Colin Payne’s new exhibition of photographs at the Nelson Public Library is more than a collection of fine landscape photographs.

What Payne brings to his exquisitely balanced compositions is an eye for the remarkable in nature. Whether the subject is weathered deadfall, a fall reflection, or the movement of water, these works are a celebration of texture.
 
The love affair with nature and photography began, for Payne, in his home province of Newfoundland.
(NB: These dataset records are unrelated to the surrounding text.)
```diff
diff --git a/internnav_b200/csrc/n1_ops.h b/internnav_b200/csrc/n1_ops.h
--- a/internnav_b200/csrc/n1_ops.h
+++ b/internnav_b200/csrc/n1_ops.h
@@ -108,6 +108,7 @@
 
 void ff_block_384(const bf16* x, int ldx, const float* ln_w, const float* ln_b, float eps, const bf16* w1, const float* b1,
                   const bf16* w2, const float* b2, bf16* out, int ldo, int M, cudaStream_t stream);
+extern int dec_grid_cap;
 void dec_sa_block(bf16* x, int ldx, const float* ln_w, const float* ln_b, float eps, const bf16* w_qkv, const float* b_qkv,
                   const bf16* w_o, const float* b_o, int B, int Ns, int T, int causal, cudaStream_t stream);
 void dec_ca_block(bf16* x, int ldx, const float* ln_w, const float* ln_b, float eps, const bf16* w_q, const float* b_q,
```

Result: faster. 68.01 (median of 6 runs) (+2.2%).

An avid outdoors enthusiast, photography began to play an increasing role in his experience, leading him to study photojournalism at Thompson Rivers University — the start of a love affair with the myriad applications of photography, and with British Columbia.
 
A job with the Nelson Daily News came up, and a move to Nelson where “I fell in love with both my wife and the place,” he says.
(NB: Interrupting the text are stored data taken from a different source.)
int fwg_attach_observer(fwg_handle* h, fwg_actor* a) {
    if (!h) return fail_with(FWG_ERR_INVALID, "fwg_attach_observer: null env handle");
    if (a && h->h.obs_log > 0)
        return fail_with(FWG_ERR_INVALID, "fwg_attach_observer: row-log observations keep the lagged rows out of the step kernel; use fwg_actor_observe");
    if (a && (a->n_envs != h->n_envs || a->D != h->h.obs_dim || a->device != h->device))
        return fail_with(FWG_ERR_INVALID, "fwg_attach_observer: the head was created for another batch size / observation size / device");
    h->observer = a;
    h->rollout_lds_granted = 0;
    if (a && h->spec >= 0 && h->split && launch_rollout(h, a, KArgs(), ActorArgs(), nullptr, true) == 0)
        h->rollout_lds_granted = launch_rollout(h, a, KArgs(), ActorArgs(), nullptr, false, true) == 0 ? 1 : 0;
    return FWG_OK;
}

#ifdef FWG_TIMELINE
int fwg_debug_set_actor_trace(fwg_actor* a, long long* trace_dev) { if (!a) return FWG_ERR_INVALID; a->trace = trace_dev; return FWG_OK; }
#endif
int fwg_actor_set_obs_log(fwg_actor* a, const fwg_handle* env) {
    if (!a) return fail_with(FWG_ERR_INVALID, "fwg_actor_set_obs_log: null actor");
    if (env != nullptr) {
        if (env->h.obs_log <= 0) return fail_with(FWG_ERR_INVALID, "fwg_actor_set_obs_log: the env writes the dense observation batch");
        if (env->n_envs != a->n_envs || env->h.obs_dim != a->D || env->device != a->device || (env->h.n_obs & 3))
            return fail_with(FWG_ERR_INVALID, "fwg_actor_set_obs_log: batch size / observation size / device mismatch (n_obs must be a multiple of 4)");
    }
    a->log_env = env;
    return FWG_OK;
}

int fwg_actor_create(int device, int64_t n_envs, int obs_dim, int act_dim, float gamma, float clip_obs, float clip_reward,
                     float epsilon, fwg_actor** out) {
    if (!out) return fail_with(FWG_ERR_INVALID, "fwg_actor_create: null argument");
    if (n_envs < 1) return fail_with(FWG_ERR_INVALID, "fwg_actor_create: n_envs < 1");
    if (obs_dim < 1 || obs_dim > FWG_ACT_MAX_OBS) return fail_with(FWG_ERR_INVALID, "fwg_actor_create: obs_dim must be in [1, 64]");
    if (act_dim < 1 || act_dim > FWG_ACT_MAX_ACT) return fail_with(FWG_ERR_INVALID, "fwg_actor_create: act_dim must be in [1, 4]");
    HIP_TRY(hipSetDevice(device));
    fwg_actor* a = new fwg_actor();
    memset(a, 0, sizeof(*a));
    a->device = device; a->n_envs = n_envs; a->D = obs_dim; a->act_dim = act_dim; a->nk1 = (obs_dim + 15) / 16;
    a->gamma = gamma; a->clip_obs = clip_obs; a->clip_rew = clip_reward; a->eps = epsilon;
    a->training = 1; a->precise = 1;
    const size_t nfrag = (size_t)2 * 2 * actor_frags(a->nk1) * 64;
    HIP_TRY(hipMalloc((void**)&a->d_stats, 2 * sizeof(ActorStats)));
    a->acc_cols = acc_cols_for(obs_dim);
    const size_t acc_bytes = (size_t)FWG_ACC_SETS * FWG_ACC_SHARDS * a->acc_cols * sizeof(unsigned long long);
    HIP_TRY(hipMalloc((void**)&a->d_acc, acc_bytes));
    HIP_TRY(hipMemset(a->d_acc, 0, acc_bytes));
    HIP_TRY(hipMalloc((void**)&a->d_frags, nfrag * sizeof(frag_t)));
    HIP_TRY(hipMalloc((void**)&a->d_bias, 2 * FWG_ACT_BIAS_FLOATS * sizeof(float)));
    HIP_TRY(hipMemset(a->d_bias, 0, 2 * FWG_ACT_BIAS_FLOATS * sizeof(float)));
    HIP_TRY(hipMalloc((void**)&a->d_log_std, FWG_ACT_MAX_ACT * sizeof(float)));
    HIP_TRY(hipMalloc((void**)&a->d_ret, (size_t)n_envs * sizeof(float)));
    HIP_TRY(hipMemset(a->d_frags, 0, nfrag * sizeof(frag_t)));
    HIP_TRY(hipMemset(a->d_log_std, 0, FWG_ACT_MAX_ACT * sizeof(float)));
    HIP_TRY(hipMemset(a->d_ret, 0, (size_t)n_envs * sizeof(float)));
    ActorStats s[2];
    memset(s, 0, sizeof(s));
    for (int p = 0; p < 2; ++p) {
        for (int f = 0; f < FWG_ACT_MAX_OBS; ++f) s[p].var[f] = 1.f;
        s[p].count = 1e-4f; s[p].ret_var = 1.f; s[p].ret_count = 1e-4f;
    }
    HIP_TRY(hipMemcpy(a->d_stats, s, sizeof(s), hipMemcpyHostToDevice));
    a->lds_act[0] = actor_lds_bytes(a->nk1, 1);
    a->lds_act[1] = actor_lds_bytes(a->nk1, 2);
    {
        const void* k1[4] = {(const void*)k_actor_act<1, 1>, (const void*)k_actor_act<1, 2>, (const void*)k_actor_act<1, 3>, (const void*)k_actor_act<1, 4>};
        const void* k3[4] = {(const void*)k_actor_act<3, 1>, (const void*)k_actor_act<3, 2>, (const void*)k_actor_act<3, 3>, (const void*)k_actor_act<3, 4>};
        HIP_TRY(hipFuncSetAttribute(k1[a->nk1 - 1], hipFuncAttributeMaxDynamicSharedMemorySize, (int)a->lds_act[0]));
        HIP_TRY(hipFuncSetAttribute(k3[a->nk1 - 1], hipFuncAttributeMaxDynamicSharedMemorySize, (int)a->lds_act[1]));
    }
    *out = a;
    return FWG_OK;
}

void fwg_actor_destroy(fwg_actor* a) {
    if (!a) return;
    (void)hipFree(a->d_stats); (void)hipFree(a->d_acc); (void)hipFree(a->d_frags); (void)hipFree(a->d_bias); (void)hipFree(a->d_log_std); (void)hipFree(a->d_ret);
    delete a;
}

int fwg_actor_set_weights(fwg_actor* a, const fwg_actor_weights* w) {
    if (!a || !w) return fail_with(FWG_ERR_INVALID, "fwg_actor_set_weights: null argument");
    const float* const need[] = {w->pi_w0, w->pi_b0, w->pi_w1, w->pi_b1, w->pi_w2, w->pi_b2,
                                 w->vf_w0, w->vf_b0, w->vf_w1, w->vf_b1, w->vf_w2, w->vf_b2, w->log_std};
    for (const float* p : need) if (!p) return fail_with(FWG_ERR_INVALID, "fwg_actor_set_weights: null weight array");
    HIP_TRY(hipSetDevice(a->device));
    std::vector<unsigned> all;
    std::vector<float> biases;
    for (int net = 0; net < 2; ++net) {
        std::vector<unsigned> hi, lo;
        const float* w0 = net ? w->vf_w0 : w->pi_w0; const float* b0 = net ? w->vf_b0 : w->pi_b0;
        const float* w1 = net ? w->vf_w1 : w->pi_w1; const float* b1 = net ? w->vf_b1 : w->pi_b1;
        const float* w2 = net ? w->vf_w2 : w->pi_w2; const float* b2 = net ? w->vf_b2 : w->pi_b2;
        const int out = net ? 1 : a->act_dim;
        actor_pack_layer(hi, lo, w0, 64, a->D, 2, a->nk1, false, FWG_ACT_PRESCALE);
        actor_pack_layer(hi, lo, w1, 64, 64, 2, 4, true, FWG_ACT_PRESCALE);
        actor_pack_layer(hi, lo, w2, out, 64, 1, 4, true, 1.f);
        all.insert(all.end(), hi.begin(), hi.end());
        all.insert(all.end(), lo.begin(), lo.end());
        actor_pack_bias(biases, b0, b1, b2, out);
    }
    HIP_TRY(hipMemcpy(a->d_bias, biases.data(), biases.size() * sizeof(float), hipMemcpyHostToDevice));
    const size_t want = (size_t)2 * 2 * actor_frags(a->nk1) * 64 * 4;
    if (all.size() != want) return fail_with(FWG_ERR_INVALID, "fwg_actor_set_weights: internal packing size mismatch");
    HIP_TRY(hipMemcpy(a->d_frags, all.data(), all.size() * sizeof(unsigned), hipMemcpyHostToDevice));
    float ls[FWG_ACT_MAX_ACT] = {0.f, 0.f, 0.f, 0.f};
    for (int i = 0; i < a->act_dim; ++i) ls[i] = w->log_std[i];
    HIP_TRY(hipMemcpy(a->d_log_std, ls, sizeof(ls), hipMemcpyHostToDevice));
    return FWG_OK;
}

int fwg_actor_set_stats(fwg_actor* a, const fwg_actor_stats* s, void* stream) {
    if (!a || !s) return fail_with(FWG_ERR_INVALID, "fwg_actor_set_stats: null argument");
    HIP_TRY(hipSetDevice(a->device));
    HIP_TRY(hipStreamSynchronize((hipStream_t)stream));
    ActorStats cur;
    HIP_TRY(hipMemcpy(&cur, a->d_stats + a->parity, sizeof(cur), hipMemcpyDeviceToHost));
    memcpy(cur.mean, s->obs_mean, sizeof(cur.mean));
    memcpy(cur.var, s->obs_var, sizeof(cur.var));
    cur.count = s->obs_count; cur.ret_mean = s->ret_mean; cur.ret_var = s->ret_var; cur.ret_count = s->ret_count;
    HIP_TRY(hipMemcpy(a->d_stats + a->parity, &cur, sizeof(cur), hipMemcpyHostToDevice));
    return FWG_OK;
}

int fwg_actor_get_stats(fwg_actor* a, fwg_actor_stats* s, void* stream) {
    if (!a || !s) return fail_with(FWG_ERR_INVALID, "fwg_actor_get_stats: null argument");
    HIP_TRY(hipSetDevice(a->device));
    HIP_TRY(hipStreamSynchronize((hipStream_t)stream));
    ActorStats cur;
    HIP_TRY(hipMemcpy(&cur, a->d_stats + a->parity, sizeof(cur), hipMemcpyDeviceToHost));
    memcpy(s->obs_mean, cur.mean, sizeof(cur.mean));
    memcpy(s->obs_var, cur.var, sizeof(cur.var));
    s->obs_count = cur.count; s->ret_mean = cur.ret_mean; s->ret_var = cur.ret_var; s->ret_count = cur.ret_count;
    return FWG_OK;
}

int fwg_actor_configure(fwg_actor* a, int training, int precise) {
    if (!a) return fail_with(FWG_ERR_INVALID, "fwg_actor_configure: null handle");
    a->training = training ? 1 : 0;
    a->precise = precise ? 1 : 0;
    return FWG_OK;
}

int fwg_actor_seed(fwg_actor* a, uint64_t seed, int64_t env_id_base) {
    if (!a) return fail_with(FWG_ERR_INVALID, "fwg_actor_seed: null handle");
    a->seed = seed; a->env_base = env_id_base;
    return FWG_OK;
}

After the closure of the NDN in 2010, Payne launched his own freelance business, determined to stay and raise a family here.

Since then, he has won photography awards in Canada and the U.S.
 
“My work is inspired by both the incredible raw beauty that surrounds me in the Pacific Northwest, as well as the countless impacts of humanity’s presence on the land,” he explains.

Exploring the bigger questions of consciousness and transience, Payne endeavours to find an intuitive response to his subjects, in which “everything around me drops away and my mind is free to create.”
 
Colin Payne’s photographs are on display at the Nelson Library through September and October.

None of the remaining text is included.